We are all in this together.

We are all in this together.

I was driving just today down Cypress Creek Blvd. As I was tooling along, I noticed a car stalled in the right lane at Cypress Creek and Sun Chase.

Cypress Creek is two lanes in each direction and passes in front of both Cedar Park Middle School and Cedar Park High School, as well as across the front of a Community College and a really nice community park. At the point this car had stalled, hazard lights blinking furiously, the Sun Chase starts a gentle slope upwards towards the back end of the soccer field complex.

I pulled up next to the little white Mitsubishi and inquired as to whether or not the person in the car needed help. The driver, a young woman of no more than 19 years of age, was rather obviously crying and seemed clearly unsure of what to do. I told her to hold on a second and rolled my car around the front of her vehicle and parked just up Sun Chase.

Not one of them asked if they could help; they simply put their hands on the back of the car and began to push.

Cypress Creek is a pretty busy road and having a stalled car sitting as it was right at the intersection was simply not going to work. So, I instructed the young lady to put the car in neutral and began to push the car forward so as to get it off the street. I instructed her to turn right as we got to the start of Sun Chase and to pull her car directly behind mine.

I didn’t take into account the fact that Sun Chase Blvd is sloped; as she started to make the right turn I realized I would not be able to push her car up the incline. Oops.

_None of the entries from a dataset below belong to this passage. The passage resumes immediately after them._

typedef float v16f __attribute__((ext_vector_type(16)));
typedef unsigned v6u __attribute__((ext_vector_type(6)));
template <typename T> __device__ __forceinline__ void stage_f6_body(const StageArgs& a, const unsigned bid, const bool kmajor, char* tile ) {
    static_assert(!ET<T>::cplx, "real operands");
    constexpr int EPL = 16 / (int)sizeof(T);
    constexpr int CH = 128 / (int)sizeof(T);
    const unsigned lane = threadIdx.x & 63u, q = threadIdx.x >> 6;
    const unsigned nks = (unsigned)(a.kp / 128), nrb = (unsigned)((a.rows + 63) / 64);
    unsigned rb, kt;
    if (kmajor) rb = bid / nks, kt = bid - rb * nks;
    else kt = bid / nrb, rb = bid - kt * nrb;
    const size_t r0 = (size_t)rb * 64, row = r0 + lane, k0 = (size_t)kt * 128 + (size_t)q * 32;
    const T* X = (const T*)((const char*)a.X + OZ2_ZX);
    typedef unsigned V4 __attribute__((ext_vector_type(4)));
    T v[32];
    if (kmajor) {
        const unsigned pc = lane & 7u, pr = lane >> 3;
#pragma unroll
        for (int c = 0; c < 32 / CH; ++c) {
            V4 buf[8];
#pragma unroll
            for (int j = 0; j < 8; ++j) {
                const size_t r = r0 + pr + 8 * j, kk = k0 + (size_t)c * CH + (size_t)pc * EPL;
                const T* src = X + r * a.ld + kk;
                V4 t = {0u, 0u, 0u, 0u};
                if (r < a.rows) {
                    if (kk + EPL <= a.k && (reinterpret_cast<uintptr_t>(src) & 15u) == 0) {
                        t = __builtin_nontemporal_load((const V4*)src);
                    } else {
                        T e[EPL];
#pragma unroll
                        for (int u = 0; u < EPL; ++u) e[u] = kk + u < a.k ? src[u] : ET<T>::zero();
                        __builtin_memcpy(&t, e, 16);
                    }
                }
                buf[j] = t;
            }
            if (c > 0) __builtin_amdgcn_wave_barrier();
#pragma unroll
            for (int j = 0; j < 8; ++j) *(V4*)(tile + (pr + 8 * j) * 144 + pc * 16) = buf[j];
            __builtin_amdgcn_wave_barrier();
#pragma unroll
            for (int i = 0; i < 8; ++i) {
                const V4 t = *(const V4*)(tile + lane * 144 + i * 16);
                __builtin_memcpy(&v[c * CH + i * EPL], &t, 16);
            }
        }
    } else {
        const T* src = X + row;
#pragma unroll
        for (int kk = 0; kk < 32; ++kk) {
            const size_t kg = k0 + kk;
            v[kk] = (row < a.rows && kg < a.k) ? __builtin_nontemporal_load(src + kg * a.ld) : ET<T>::zero();
        }
    }
    if (row >= a.rows) return;
    int s = OZ2_ROW_SHIFT(a, row, k0 == 0);
    if (a.nf && s == kNonfiniteShift) {
#pragma unroll
        for (int e = 0; e < 32; ++e) v[e] = ET<T>::zero();
        s = 0;
    }
    using XS = typename std::conditional<sizeof(T) == 4, float, double>::type;
    XS xs[32];
    bool big = false;
#pragma unroll
    for (int e = 0; e < 32; ++e) {
        if constexpr (sizeof(T) == 4) xs[e] = truncf(ldexpf(v[e], s));
        else xs[e] = trunc(ldexp((double)v[e], s));
        big |= fabs((double)xs[e]) >= 0x1.0p53;
    }
    const unsigned tb = (unsigned)(row >> 8), r = (unsigned)row & 255u;
    const unsigned rp = tb == a.f6_last ? a.f6_rp_last : 256u;
    int8_t* const panel = a.lo + OZ2_ZW + (size_t)tb * 256u * (a.kp / 4 * 3) + (size_t)kt * rp * 96u;
    int8_t* const ox = panel + (size_t)(q * rp + r) * 16u;
    int8_t* const oy = panel + 64u * (size_t)rp + (size_t)((q >> 1) * 2u * rp + 2u * r + (q & 1u)) * 8u;
    auto put = [&](int plane, const float (&w)[32]) {
        v16f ev, od;
#pragma unroll
        for (int i = 0; i < 16; ++i) ev[i] = w[2 * i], od[i] = w[2 * i + 1];
        const v6u c = __builtin_amdgcn_cvt_scalef32_2xpk16_fp6_f32(ev, od, 8.0f);
        typedef unsigned V2 __attribute__((ext_vector_type(2)));
        *(V4*)(ox + (size_t)plane * a.plane_stride) = V4{c[0], c[1], c[2], c[3]};
        *(V2*)(oy + (size_t)plane * a.plane_stride) = V2{c[4], c[5]};
    };
    auto run = [&]<bool BIG>() {
        for (int t = a.t_begin; t < a.t_end; t += 2) {
            const double P = a.pairP[(t - a.t_begin) >> 1], invP = a.pairInvP[(t - a.t_begin) >> 1];
            float Rf[32];
#pragma unroll
            for (int g8 = 0; g8 < 4; ++g8) {
#pragma unroll
                for (int e = 8 * g8; e < 8 * g8 + 8; ++e) {
                    const double x = (double)xs[e];
                    double R = fma(-rint(x * invP), P, x);
                    if constexpr (BIG) R = fma(-rint(R * invP), P, R);
                    Rf[e] = (float)R;
                }
                __builtin_amdgcn_sched_barrier(0);
            }
#pragma unroll 1
            for (int u = 0; u < 2; ++u) {
                const int tt = t + u;
                if (tt >= a.t_end) break;
                const ModConst mc = a.mt.mc[tt];
                const float pf = (float)mc.p;
                const bool even = !(mc.p & 1);
                const bool sqm = tt < 6;
                float lo[32], hi[32];
                if (even) {
                    asm volatile("" ::: "memory");
#pragma unroll
                    for (int e = 0; e < 32; ++e) {
                        const float qq = fmaf(Rf[e], mc.invp, 12582912.0f) - 12582912.0f;
                        const float rr = fmaf(-qq, pf, Rf[e]);
                        lo[e] = rr == -0.5f * pf ? 0.5f * pf : rr;
                    }
                } else {
#pragma unroll
                    for (int g8 = 0; g8 < 4; ++g8) {
#pragma unroll
                        for (int e = 8 * g8; e < 8 * g8 + 8; ++e) {
                            const float qq = fmaf(Rf[e], mc.invp, 12582912.0f) - 12582912.0f;
                            lo[e] = fmaf(-qq, pf, Rf[e]);
                        }
                        __builtin_amdgcn_sched_barrier(0);
                    }
                }
                if (sqm) {
                    const float sq = (float)a.sqrtp[tt], inv = 1.0f / sq;
#pragma unroll
                    for (int g8 = 0; g8 < 4; ++g8) {
#pragma unroll
                        for (int e = 8 * g8; e < 8 * g8 + 8; ++e) {
// ... 187 lines not shown
    };
    const AmaxOperand a = mk(A), b = mk(B);
    const size_t nA = (size_t)a.row_groups * a.parts, nB = (size_t)b.row_groups * b.parts;
    if (nA + nB == 0) return hipSuccess;
    if (nA + nB > 0x7FFFFFFFull) return hipErrorInvalidConfiguration;
    hipLaunchKernelGGL(amax_pair_kernel<T>, dim3((unsigned)(nA + nB), 1, g_batch.batch), dim3(256), 0, stream, a, b, (unsigned)nA, k, g_batch.ws);
    return hipGetLastError();
}
static hipError_t launch_amax_sym_pair(hipStream_t stream, int dtype, size_t k, const ExtractOperand& A, const ExtractOperand& B);
static hipError_t launch_extract_sym_pair(hipStream_t stream, int dtype, int backend, size_t k, size_t kp, const ExtractOperand& A, const ExtractOperand& B,
                                          void* zero_p, size_t zero_bytes);
static hipError_t launch_fast_shift_sym_pair(hipStream_t stream, int dtype, int backend, unsigned N, size_t k, const QuantOperand& A, const QuantOperand& B);
static hipError_t launch_quantise_sym_pair(hipStream_t stream, int dtype, int backend, int t_begin, int t_end, size_t k, size_t kp, const QuantOperand& A,
                                           const QuantOperand& B);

Just as I made the realization a pickup truck towing a rather significant amount of lawn maintenance equipment pulled up behind me. Three young Hispanic men jumped out of the truck. Each one was wearing a pair of older jeans and a long sleeve T shirt with a lawn company logo on it. Not one of them asked if they could help; they simply put their hands on the back of the car and began to push. With their help it was an easy piece of work to get this little, tiny 4 door Mitsubishi around the corner and parked behind my car.

When I first jumped out of my car to help this young woman, there were four cars behind her. Each one of those cars was being driven by a man or a woman, all of them Caucasian as far as I could see. Not a single one of them so much as rolled a window down to ask if they could provide assistance.

While I was struggling to push her car, probably a dozen more cars drove by. Not a single one of those cars stopped either. It’s not as if it was hard to miss a lone middle-aged man with his back pressed against the rear of a small car pushing as hard as he could! It wasn’t until these three young Hispanic men jumped out of their truck to help that anyone at all bothered to stop.

Once we got the young lady’s car pushed around and parked behind my car, the young man jumped back in their truck and were gone. About that time the only other person who appeared to offer any sort of aid was a young Caucasian man clearly on his way home from either the community college or maybe even the local high school. He saw what was going on as he passed and pulled over to try and see if he could help.

Everyone is entitled to their opinion, and I am quite sure there are some people who legitimately believe that immigrants in the United States are somehow a drain. What I know, both from prior experience and from today, is that no one stopped to help me except for three young Hispanic men who probably spoke little to no English and whose day is spent working in an incredibly tiring industry They spend their days pushing lawn equipment, and trimming hedges, and doing all manner of landscaping work. When compared against everyone else that drove by without so much as sparing a glance one might at least understand their disinclination towards spending effort moving a car.

Yet, no one else stopped to help me. No one else wanted to take a second out of their busy and certainly important day to try and give me a hand as I tried to help a young woman who was distraught over the fact that her car might have died. It took the unselfishness of three young men, likely illegally in the United States, to remind me of what hard work and supporting your neighbors looks like. It took those three young men to remind me that immigrants bring more to this country than manual labor or doing the work that none of us wants to do.

They bring family. They bring community support. They bring the understanding that if everyone helps everyone else, no one has to be on the outside looking in.

By the time the two Cedar Park police officers arrived on the scene, we had the situation well in hand. The young woman was able to get her car started and, after an exploratory drive around a parking lot to make sure it wouldn’t die again, she continued her journey home. As I got into my car having just finished a discussion with the second police officer, he said to me “Thank you very much for stopping to help her; most people won’t.”

I am glad that he was wrong. Some people do. Unfortunately, the people who did in this case have to live in a society where other people want them out because they perceive them to be the enemy.

They are not.

The next time you see someone you think might be an illegal immigrant remind yourself that if you’re in a situation where your car is broken down and you need help, the person most likely to stop and give that help will not be a native of these United States. It is likely the person helping you is here from a country that taught him or her the best way to survive is to work together and to show compassion to those around you; you never know when you will be the one that needs a hand.